Спустя тридцать лет этот особняк превратился в «отель с привидениями», предприимчивый хозяин которого, мистер Блэквуд, развлекает туристов легендой о ритуале Обинаты. Но когда в отеле появляется неизвестный «призрак» в японских одеждах, пугающий гостей и нападающий на прислугу, Блэквуд обращается к частному сыщику Дугласу Стину, чтобы тот вычислил вредителя.
Дуглас Стин, прибывший на остров в компании своего приятеля, профессора английской литературы Маркуса Ван Ренна, вскоре понимает, что за безобидным розыгрышем кроется куда более мрачная правда.
Кеннет Дун
К югу от Авалона
Насколько мне известно, это не первый случай подобного рода, когда в событии участвует ребенок. Если один ребенок дает действию новый поворот винта, то что вы скажете о двух детях?
Генри Джеймс «Поворот винта»[1 - Перевод Нины Дарузес]
Глава 1
Маркус Ван Ренн подвинул к себе пепельницу и затянулся невыносимо вонючей гвоздичной сигаретой. Я с тоской посмотрел на открытое окно.

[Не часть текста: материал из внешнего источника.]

__device__ __forceinline__ void consumer_sync() { asm volatile("bar.sync 1, 256;" ::: "memory"); }

struct TileCoord {
    int n_idx, img, y0, x0;
};
template <int TH>
__device__ __forceinline__ TileCoord decode_tile(const ConvParams& P, int tile, int m_tiles) {
    TileCoord t;
    t.n_idx = tile / m_tiles;
    const int m_idx = tile % m_tiles;
    t.img = m_idx / (P.tiles_y * P.tiles_x);
    const int rem = m_idx % (P.tiles_y * P.tiles_x);
    t.y0 = (rem / P.tiles_x) * TH; t.x0 = (rem % P.tiles_x) * TILE_W;
    return t;
}

template <int N_TILE>
__device__ __forceinline__ void warp_tile_stats(const float* acc, bool v0, bool v1, int warp, unsigned lane, float2* s_stats)
{
#pragma unroll
    for (int j = 0; j < N_TILE / 8; j++) {
        const float a0 = v0 ? acc[4 * j] : 0.f, a1 = v0 ? acc[4 * j + 1] : 0.f;
        const float b0 = v1 ? acc[4 * j + 2] : 0.f, b1 = v1 ? acc[4 * j + 3] : 0.f;
        float s0 = a0 + b0, s1 = a1 + b1, q0 = a0 * a0 + b0 * b0, q1 = a1 * a1 + b1 * b1;
#pragma unroll
        for (int off = 4; off <= 16; off <<= 1) {
            s0 += __shfl_xor_sync(0xffffffffu, s0, off); s1 += __shfl_xor_sync(0xffffffffu, s1, off);
            q0 += __shfl_xor_sync(0xffffffffu, q0, off); q1 += __shfl_xor_sync(0xffffffffu, q1, off);
        }
        if (lane < 4) {
            s_stats[warp * N_TILE + 8 * j + 2 * lane] = make_float2(s0, q0);
            s_stats[warp * N_TILE + 8 * j + 2 * lane + 1] = make_float2(s1, q1);
        }
    }
}

template <int N_TILE, int PARTS = 8>
__device__ __forceinline__ void flush_tile_stats(const ConvParams& P, const float2* s_stats, int img, int n_idx)
{
    consumer_sync();
    for (int col = threadIdx.x; col < N_TILE; col += NUM_CONSUMERS) {
        float s = 0.f, q = 0.f;
#pragma unroll
        for (int w = 0; w < PARTS; w++) { const float2 v = s_stats[w * N_TILE + col]; s += v.x; q += v.y; }
        int ch = n_idx * N_TILE + col;
        if (P.phase_cols > 0) ch %= P.phase_cols;
        double* dst = P.stats + 2 * ((size_t)img * P.cout + ch);
        atomicAdd(dst, (double)s);
        atomicAdd(dst + 1, (double)q);
    }
    consumer_sync();
}

template <int N_TILE>
__device__ __forceinline__ void epilogue_plain(const ConvParams& P, float* acc, const TileCoord& t, int warp, unsigned lane,
                                               float2* s_stats)
{
    const int tx = (int)(lane >> 2), x = t.x0 + tx;
    const int y[2] = {t.y0 + 2 * warp, t.y0 + 2 * warp + 1};
    const bool valid[2] = {y[0] < P.dom_h && x < P.dom_w, y[1] < P.dom_h && x < P.dom_w};
    if (P.out_scale != 1.f) {
#pragma unroll
        for (int i = 0; i < N_TILE / 2; i++) acc[i] *= P.out_scale;
    }
    if (P.out) {
        const int out_w_c = P.out_w * P.cout;
#pragma unroll
        for (int h = 0; h < 2; h++) {
            if (!valid[h]) continue;
            float* optr = P.out + (((size_t)t.img * P.out_h + (P.oy_mul * y[h] + P.oy_add)) * P.out_w + (P.ox_mul * x + P.ox_add)) * P.cout
                        + (size_t)t.n_idx * N_TILE;
#pragma unroll
            for (int j = 0; j < N_TILE / 8; j++) {
                const int c = 8 * j + 2 * (int)(lane & 3);
                float* o = optr + c;
                if (P.phase_cols > 0) {
                    const int col = t.n_idx * N_TILE + c, ph = col / P.phase_cols;
                    o = P.out + (((size_t)t.img * P.out_h + 2 * y[h]) * P.out_w + 2 * x) * P.cout
                      + (size_t)(ph >> 1) * out_w_c + (ph & 1) * P.cout + (col - ph * P.phase_cols);
                }
                *reinterpret_cast<float2*>(o) = make_float2(acc[4 * j + 2 * h], acc[4 * j + 2 * h + 1]);
            }
        }
    }
    if (P.stats) {
        warp_tile_stats<N_TILE>(acc, valid[0], valid[1], warp, lane, s_stats);
        flush_tile_stats<N_TILE>(P, s_stats, t.img, t.n_idx);
    }
}

__device__ __forceinline__ void epilogue_swapped(const ConvParams& P, float* acc, const TileCoord& t, int warp, unsigned lane,
                                                 float2* s_stats)
{
    constexpr int N = SWAP_N_TILE;
    const int wg = warp >> 2;
    const int c0 = 16 * (warp & 3) + (int)(lane >> 2);
    const int y0 = t.y0 + 16 * wg, x0 = t.x0 + 2 * (int)(lane & 3);
    const int rows = P.dom_h - y0;
    const bool vx[2] = {x0 < P.dom_w, x0 + 1 < P.dom_w};
    if (P.out_scale != 1.f) {
#pragma unroll
        for (int i = 0; i < 64; i++) acc[i] *= P.out_scale;
    }
    if (P.out) {
        float* obase = P.out + (size_t)t.n_idx * N + c0;
#pragma unroll
        for (int j = 0; j < 16; j++) {
            if (j >= rows) break;
            const size_t orow = ((size_t)t.img * P.out_h + (P.oy_mul * (y0 + j) + P.oy_add)) * P.out_w;
#pragma unroll
            for (int e = 0; e < 2; e++) {
                if (!vx[e]) continue;
                float* o = obase + (orow + (P.ox_mul * (x0 + e) + P.ox_add)) * P.cout;
                o[0] = acc[4 * j + e];
                o[8] = acc[4 * j + 2 + e];
            }
        }
    }
    if (P.stats) {
        float s[2] = {0.f, 0.f}, q[2] = {0.f, 0.f};
#pragma unroll
        for (int j = 0; j < 16; j++) {
#pragma unroll
            for (int e = 0; e < 2; e++) {
                const bool v = j < rows && vx[e];
#pragma unroll
                for (int h = 0; h < 2; h++) {
                    const float a = v ? acc[4 * j + 2 * h + e] : 0.f;
                    s[h] += a; q[h] += a * a;
                }
            }
        }
#pragma unroll
        for (int h = 0; h < 2; h++) {
#pragma unroll
            for (int off = 1; off <= 2; off <<= 1) {
// ... 36 lines not shown
    const int a_stage_bytes = a_op_bytes * (SPLIT ? 2 : 1);
    uint8_t* b_ring = smem + P.a_stages * a_stage_bytes;
    uint64_t* a_full = reinterpret_cast<uint64_t*>(smem + RING_BYTES);
    uint64_t* a_empty = a_full + MAX_STAGES;
    uint64_t* b_full = a_empty + MAX_STAGES;
    uint64_t* b_empty = b_full + MAX_STAGES;
    float2* s_stats = reinterpret_cast<float2*>(smem + RING_BYTES + C::BAR_BYTES);

    const int warp = threadIdx.x >> 5;
    const unsigned lane = threadIdx.x & 31;

    if (threadIdx.x == 0) {
        for (int s = 0; s < P.a_stages; s++) { mbar_init(a_full + s, 1); mbar_init(a_empty + s, NUM_CONSUMERS / 32); }
        for (int s = 0; s < P.b_stages; s++) { mbar_init(b_full + s, 1); mbar_init(b_empty + s, NUM_CONSUMERS / 32); }
        fence_barrier_init();
        fence_proxy_async();
    }
    __syncthreads();
    lwb::pdl_wait();
    lwb::pdl_trigger();

    const int nchunks = P.chunks0 + P.chunks1;
    const int m_tiles = P.n_img * P.tiles_y * P.tiles_x;
    const int total = m_tiles * P.n_tiles_n;

    if (warp == NUM_CONSUMERS / 32) {
        if (elect_one()) {
            asm volatile("prefetch.tensormap [%0];" :: "l"(&P.a_hi[0]) : "memory");
            asm volatile("prefetch.tensormap [%0];" :: "l"(&P.w_hi) : "memory");
            if (SPLIT) {
                asm volatile("prefetch.tensormap [%0];" :: "l"(&P.a_lo[0]) : "memory");
                asm volatile("prefetch.tensormap [%0];" :: "l"(&P.w_lo) : "memory");
            }
        }
        int as = 0, bs = 0; uint32_t aph = 0, bph = 0;
        for (int tile = blockIdx.x; tile < total; tile += gridDim.x) {
            const TileCoord t = decode_tile<TH>(P, tile, m_tiles);
            for (int g = 0; g < P.ngroups; g++) {
                const int first = P.g_first[g], cnt = P.g_cnt[g];
                const int xx = t.x0 + P.dx[first], yy = t.y0 + P.dy[first];
                for (int chunk = 0; chunk < nchunks; chunk++) {
                    const bool second = chunk >= P.chunks0;
                    const int mi = second ? 1 : P.tmap[first];
                    const int c0 = (second ? chunk - P.chunks0 : chunk) * KCHUNK;
                    mbar_wait(a_empty + as, aph ^ 1);
                    uint8_t* sa = smem + as * a_stage_bytes;
                    if (elect_one()) {
                        mbar_expect_tx(a_full + as, (uint32_t)a_stage_bytes);
                        tma_load_4d(&P.a_hi[mi], sa, a_full + as, c0, xx, yy, t.img);
                        if (SPLIT) tma_load_4d(&P.a_lo[mi], sa + a_op_bytes, a_full + as, c0, xx, yy, t.img);
                    }
                    __syncwarp();
                    if (++as == P.a_stages) { as = 0; aph ^= 1; }
                    for (int i = 0; i < cnt; i++) {
                        mbar_wait(b_empty + bs, bph ^ 1);
                        uint8_t* sb = b_ring + bs * C::B_STAGE_BYTES;
                        const int wt = P.wtap[first + i];
                        if (elect_one()) {
                            mbar_expect_tx(b_full + bs, (uint32_t)C::B_STAGE_BYTES);
                            tma_load_3d(&P.w_hi, sb, b_full + bs, chunk * KCHUNK, t.n_idx * N_TILE, wt);
                            if (SPLIT) tma_load_3d(&P.w_lo, sb + C::B_BYTES, b_full + bs, chunk * KCHUNK, t.n_idx * N_TILE, wt);
                        }
                        __syncwarp();
                        if (++bs == P.b_stages) { bs = 0; bph ^= 1; }
                    }
                }
            }
        }
    } else if (warp < NUM_CONSUMERS / 32) {
        const uint32_t smem_base = smem_u32(smem);
        const uint32_t b_base = smem_u32(b_ring);
        const uint32_t a_row0 = (uint32_t)(warp >> 2) * (TH / 2) * ROW_BYTES;
        float acc[ACC];
        float acc8[MODE == MODE_F8 ? ACC : 1];
        int as = 0, bs = 0; uint32_t aph = 0, bph = 0;
        for (int tile = blockIdx.x; tile < total; tile += gridDim.x) {
            const TileCoord t = decode_tile<TH>(P, tile, m_tiles);
#pragma unroll
            for (int i = 0; i < ACC; i++) acc[i] = 0.f;
#pragma unroll
            for (int i = 0; i < (MODE == MODE_F8 ? ACC : 1); i++) acc8[i] = 0.f;
            int prev_b = -1, prev_a = -1;
            for (int g = 0; g < P.ngroups; g++) {
                const int cnt = P.g_cnt[g];
                for (int chunk = 0; chunk < nchunks; chunk++) {
                    mbar_wait(a_full + as, aph);
                    const uint32_t a_hi = smem_base + as * a_stage_bytes + a_row0;
                    for (int i = 0; i < cnt; i++) {
                        mbar_wait(b_full + bs, bph);
                        const uint32_t ai = a_hi + i * ROW_BYTES, al = ai + a_op_bytes;
                        const uint32_t b_hi = b_base + bs * C::B_STAGE_BYTES, b_lo = b_hi + C::B_BYTES;
                        wgmma_fence();
#pragma unroll
                        for (int k = 0; k < KCHUNK / 16; k++) {
                            const uint64_t da = make_desc(ai + k * 32), db = make_desc(b_hi + k * 32);
                            mma_f16<N_TILE, SWAP>(acc, da, db);
                            if constexpr (MODE == MODE_F8) {
                                mma_e4m3<N_TILE, SWAP>(acc8, make_desc(al + k * 32), make_desc(b_lo + k * 32));
                            } else if constexpr (MODE == MODE_FP16X3) {
                                mma_f16<N_TILE, SWAP>(acc, da, make_desc(b_lo + k * 32));
                                mma_f16<N_TILE, SWAP>(acc, make_desc(al + k * 32), db);
                            }
                        }
                        wgmma_commit();
                        if (prev_b >= 0) {
                            wgmma_wait<1>();
// ... 96 lines not shown
    switch (L.n_tile) {
        case 16:  return launch_one<16>(L, st);
        case 32:  return launch_one<32>(L, st);
        case 64:  return launch_one<64>(L, st);
        case 128: return launch_one<128>(L, st);
    }
    lwb::set_error("conv_tc: unsupported N tile %d", L.n_tile);
    return LWB_E_UNSUPPORTED;
}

Стояли унылые жаркие дни, а с улицы в мой кабинет на первом этаже не залетало ни малейшего дуновения ветерка, так что не было надежды, что этот запах в ближайшее время выветрится.
Это была единственная привычка, по-настоящему раздражавшая в моем друге. Ирония заключалась в том, что такие сигареты как правило рекомендовали бедолагам, решившим бросить курить. В итоге они не только не бросали, но и плотно подсаживались на эти ароматические палочки, так что больше их нельзя было соблазнить старым-добрым виргинским табаком.
– Как говорил Малларме[2 - Стефан Малларме (1842-1898), французский поэт, один из вождей течения французского символизма.], считается, что поэмы пишут идеями, а на самом деле их пишут словами, – продолжил Маркус в клубах своего фимиама. – Вы скажете, что это какая-то банальность, тавтология, чем же еще писать стихи, как не нанизывая слово на слово, но ведь если вдуматься, у вас изначально не может быть самой идеи, если нет подходящего инструментария для ее выражения.
– То есть, вы хотите сказать, что язык определяет сознание?
– Не совсем верно. Скорее язык помогает расшифровать сознание. Например, как считал Борхес, ни один поэт сам не понимает, что он хочет сказать, пока это не напишет и не задумается над расшифровкой символов, которые он создал.
– А я читал, что все наоборот – мысль, сформулированная словами, является обманом, симуляцией, поскольку слова – это лишь удобные формулы, в которые мы вкладываем смутные образы сознания.
– Но а как же мы еще познаем этот смутный образ, как не через слова, дорогой Дуглас? Например, вспомните Марселя Пруста. Чтобы воспроизвести картину утраченного мира, ему пришлось заново воссоздать себя, построить альтернативное «я» на основе собственной памяти. Понимаете, это не то же самое, как человек садится и начинает рассказывать свою жизнь от рождения, подобное отстраненное видение не дано никому, человек очень субъективен и близорук, чтобы осознать реальность, надо мысленно заново построить эту реальность и собственную личность из слов.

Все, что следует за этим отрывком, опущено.